“那感情好!岁数越来越大,腿脚也越来越懒了,换我年轻十岁那会儿,下趟山,一来一回,也就大半天的功夫!现在老咯!”
“您这身子骨可看不出老来,一百大几十斤的野猪,扛起来在林子里走如履平地!现在我们几个倒是年轻,可也没那么轻松呀!”
岳峰又自真心的恭维了一句。
“你这话倒是没啥毛病,论力气,我赵大山从年轻时候在村里就是这个,整个村子上百口子壮劳力,掰手腕我从来都没有对手!”
“那…您原来在村子里住,后面咋上山了呢?这深山里野物虽然多,可生活也不如村子里方便呀!”
小涛听到赵大爷讲以前的事儿,顺着话头就随口问了一句。
岳峰听到这话知道不好,立马拉了小涛一下:“小涛,瞎打听什么呢!”
赵大爷罕见的没有生气,摆摆手道:“不碍事,这都几十年前的旧事了,当着你们几个小辈,也没啥好藏着掖着的!

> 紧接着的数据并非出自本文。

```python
@_op
def conv_pack(w, kind_pack, wscale=1.0):
    w = w.contiguous()
    Co, Ci, ks, _ = w.shape
    n = lib().te_conv_packed_numel(kind_pack, Co, Ci, ks)
    wp = torch.empty(n, device=w.device, dtype=w.dtype)
    _launch('te_conv_pack_weights_f32', _ptr(wp), _ptr(w), wscale, kind_pack, Co, Ci, ks)
    return wp


@_op
def conv_pack2(w, kind_a, kind_b, wscale=1.0):
    w = w.contiguous()
    Co, Ci, ks, _ = w.shape
    wa = torch.empty(lib().te_conv_packed_numel(kind_a, Co, Ci, ks), device=w.device, dtype=w.dtype)
    wb = torch.empty(lib().te_conv_packed_numel(kind_b, Co, Ci, ks), device=w.device, dtype=w.dtype)
    _launch('te_conv_pack_weights2_f32', _ptr(wa), kind_a, _ptr(wb), kind_b, _ptr(w), wscale, Co, Ci, ks)
    return wa, wb


@_op
def conv_pack_multi(jobs):
    n = len(jobs)
    if not n:
        return
    for wp, w, _, _ in jobs:
        if not (w.is_contiguous() and wp.is_contiguous()):
            raise RuntimeError('te_hip: conv_pack_multi needs dense weights and buffers')
    arr = lambda ty, vals: (ty * n)(*vals)
    _launch('te_conv_pack_weights_multi_f32', n, arr(C.c_void_p, [_ptr(j[0]) for j in jobs]), arr(C.c_void_p, [_ptr(j[1]) for j in jobs]),
            arr(C.c_float, [float(j[3]) for j in jobs]), arr(C.c_int, [int(j[2]) for j in jobs]),
            arr(C.c_int, [j[1].shape[0] for j in jobs]), arr(C.c_int, [j[1].shape[1] for j in jobs]),
            arr(C.c_int, [j[1].shape[2] for j in jobs]))


def wino_ok(B, K, M, H, W):
    return bool(lib().te_conv_wino_supported(B, K, M, H, W))


def s2s6_ok(B, K, M, H, W):
    return bool(lib().te_conv_s2s6_supported(B, K, M, H, W))


def t2s6_ok(B, K, M, H, W):
    return bool(lib().te_conv_t2s6_supported(B, K, M, H, W))


def p1s6_ok(B, K, M, H, W):
    return bool(lib().te_conv_p1s6_supported(B, K, M, H, W))


def wino6_form(form=-1):
    return int(lib().te_conv_wino6_form(form))


def wino6_tiles_per_block(n=-1):
    return int(lib().te_conv_wino6_tiles_per_block(n))


def s2s6_form(form=-1):
    return int(lib().te_conv_s2s6_form(form))


def t2s6_form(form=-1):
    return int(lib().te_conv_t2s6_form(form))


def wino6_ok(B, K, M, H, W):
    return bool(lib().te_conv_wino6_supported(B, K, M, H, W))


def conv_out_shape(kind, B, M, H, W):
    if kind in (CONV_T2, CONV_T2S6):
        return (B, M, 2 * H + 1, 2 * W + 1)
    return (B, M, H, W)


@_op
def conv(x, wp, kind, M, H, W, isc=None, osc=None, bias=None, act=0, res=None, mask_ref=None, mask_gain=1.0):
    x = x.contiguous()
    if kind == CONV_1X1S6:
        x = _aligned16(x)
    res = _aligned16(res.contiguous()) if res is not None else None
    mask_ref = _aligned16(mask_ref.contiguous()) if mask_ref is not None else None
    B, K = x.shape[0], x.shape[1]
    out = torch.empty(conv_out_shape(kind, B, M, H, W), device=x.device, dtype=x.dtype)
    if res is not None and tuple(res.shape) != tuple(out.shape):
        raise RuntimeError(f'te_hip: residual {tuple(res.shape)} does not match the convolution output {tuple(out.shape)}')
    if mask_ref is not None and tuple(mask_ref.shape) != tuple(out.shape):
        raise RuntimeError(f'te_hip: mask reference {tuple(mask_ref.shape)} does not match the convolution output {tuple(out.shape)}')
    S = lib().te_conv_splitk_count(kind, B, K, M, H, W)
    if S < 1:
        raise RuntimeError(f'te_conv_splitk_count failed ({S})')
    ws = torch.empty((S,) + tuple(out.shape), device=x.device, dtype=x.dtype) if S > 1 else None
    if kind == CONV_T2S6:
        ws = torch.empty(B * K * H, device=x.device, dtype=x.dtype)
    _launch('te_conv_res_f32', _ptr(out), _ptr(ws), _ptr(x), _ptr(wp), _ptr(isc), _ptr(osc), _ptr(bias), _ptr(res), _ptr(mask_ref),
            mask_gain, act, kind, B, K, M, H, W)
    return out


@_op
def wgrad_slabs(g, x, kind, H, W, group=False):
    g, x = g.contiguous(), x.contiguous()
    B, Co, Ci = g.shape[0], g.shape[1], x.shape[1]
    taps = 1 if kind == CONV_1X1 else 9
    if group:
        nb, sc = C.c_int(0), C.c_int(0)
        _check(lib().te_wgrad_group_plan(kind, B, Co, Ci, H, W, C.byref(nb), C.byref(sc)), 'te_wgrad_group_plan')
        if nb.value > 1:
            slabs = torch.empty(B // nb.value, sc.value, Co, Ci, taps, device=g.device, dtype=g.dtype)
            _launch('te_wgrad_group_f32', _ptr(slabs), _ptr(g), _ptr(x), kind, B, Co, Ci, H, W, sc.value, nb.value)
            return slabs
    S = lib().te_wgrad_slab_count(kind, B, Co, Ci, H, W)
    if S <= 0:
        raise RuntimeError(f'te_wgrad_slab_count failed ({S})')
    slabs = torch.empty(B, S, Co, Ci, taps, device=g.device, dtype=g.dtype)
    _launch('te_wgrad_f32', _ptr(slabs), _ptr(g), _ptr(x), kind, B, Co, Ci, H, W, S)
    return slabs


def wgrad_t2_wide(on=-1):
    return int(lib().te_wgrad_t2_wide(on))


def wgrad_split(on=-1):
    return int(lib().te_wgrad_split_bf16(on))


def wgrad_split_ok(kind, Co, Ci, H, W):
    return bool(lib().te_wgrad_split_supported(kind, Co, Ci, H, W))


WGRAD6_FORMS = ('fp32', 'w6', 'w6pair', 't2wide', 't2narrow', 't2masked', 'p1')


def wgrad6_form(kind, B, Co, Ci, H, W, NB=1):
    return WGRAD6_FORMS[lib().te_wgrad6_form(kind, B, Co, Ci, H, W, NB)]


def wgrad_pair_form(kind, Co, Ci, H, W):
    return bool(lib().te_wgrad_pair_form(kind, Co, Ci, H, W))


@_op
def wgrad_reduce(slabs, w, wscale=1.0, isc=None, osc=None, want_w=True, want_isc=False, want_osc=False):
    B, S, Co, Ci, taps = slabs.shape
    dev, dt = slabs.device, slabs.dtype
    gw = torch.empty(Co, Ci, taps, device=dev, dtype=dt) if want_w else None
    gisc = torch.empty(B, Ci, device=dev, dtype=dt) if want_isc else None
# ... 873 lines not shown
```

transeditor_amd/csrc/s2s6.hip:

```cpp
#include "split6_common.h"
#ifdef S2_PROF
#define TE_PROF
#endif
#include "te_prof.h"

namespace {

constexpr int WT = 512, GT = 256, KC = 16, BM = 64;
constexpr int TH = 8, TWO = 16, PH = 4;
constexpr int IR = 2 * PH + 1, IC = 2 * TWO + 1;
constexpr int CI = 18;
constexpr int NTAP = 9;
constexpr int U_SLOTS = 3 * NTAP * 2;
constexpr int TP_PLANE = IR * 2 * 2 * CI * 4;
constexpr int TP_DWORDS = 3 * TP_PLANE;
constexpr int NG = (IC + 3) / 4;
constexpr int N_ITEMS = IR * NG * 8;
constexpr int P_IN = (N_ITEMS + GT - 1) / GT;
constexpr int N_SLOT = P_IN + 16 * P_IN;
constexpr int SLOT0 = NTAP * 6 - N_SLOT;
constexpr int UA_TAPS = 5;

PROF_BUFFER(s2s6, 2048 * 8 * 8)

struct S2Args {
    float* out; const float* in; const u32x4* U; const float* isc; const float* osc; const float* bias; const float* res;
    const float* mref; float mgain; int act;
    int B, K, M, H, W, Hi, Wi, ntiles, mblocks, tiles_x, tiles_y, nt8;
};
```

当年我们赵家,在兴华屯也算老户,后来我就相中了坊安村的一个姑娘。
那个年月,猎人穷呀,家里吃饭的嘴又多,日子过得艰难。
女方家里人嫌我们家穷,又都是杀包子出身,死活不同意这门亲事。
我家里人也不愿意我继续跟李家人纠缠,后来我爸还因为这个打了我一顿。
没多久,那个女的就上吊死了,我一气之下,偷了她停灵的薄板棺材扛着就上了山。
这一上山,就呆到了现在,除了我爸妈去世回家待过几天,一直在山上待着。”
听到这话,岳峰几人都有些触动,为了一个心爱的女人,守了一辈子没成家,这赵大爷也绝对是个有担当的汉子。
“家里没别的人了吗?”
停顿了几秒,岳峰这才慢半拍的又问道。
“有,两个姐姐一个妹妹都出嫁了,我还有个大哥,下面有俩侄子!
年轻的时候,山上打猎攒下的皮张啥的,每年也往回送两趟。
但是慢慢的,就变了味了,侄子掐着日子上山,张嘴闭嘴都是要我打猎攒下的东西,到后面甚至觉得我接济家里成了天经地义一般。
有一年,那个小兔崽子竟然说将来我死了还要指着他给我送(出殡),因为这件事儿我跟我大哥大吵了一架。
再后来,侄子就不来了!
再往后,我也看开了,自己在山上住,够吃够喝就行,费心巴力的打点山财喂了白眼狼,还不如就让它们在山里自由自在的活着呢!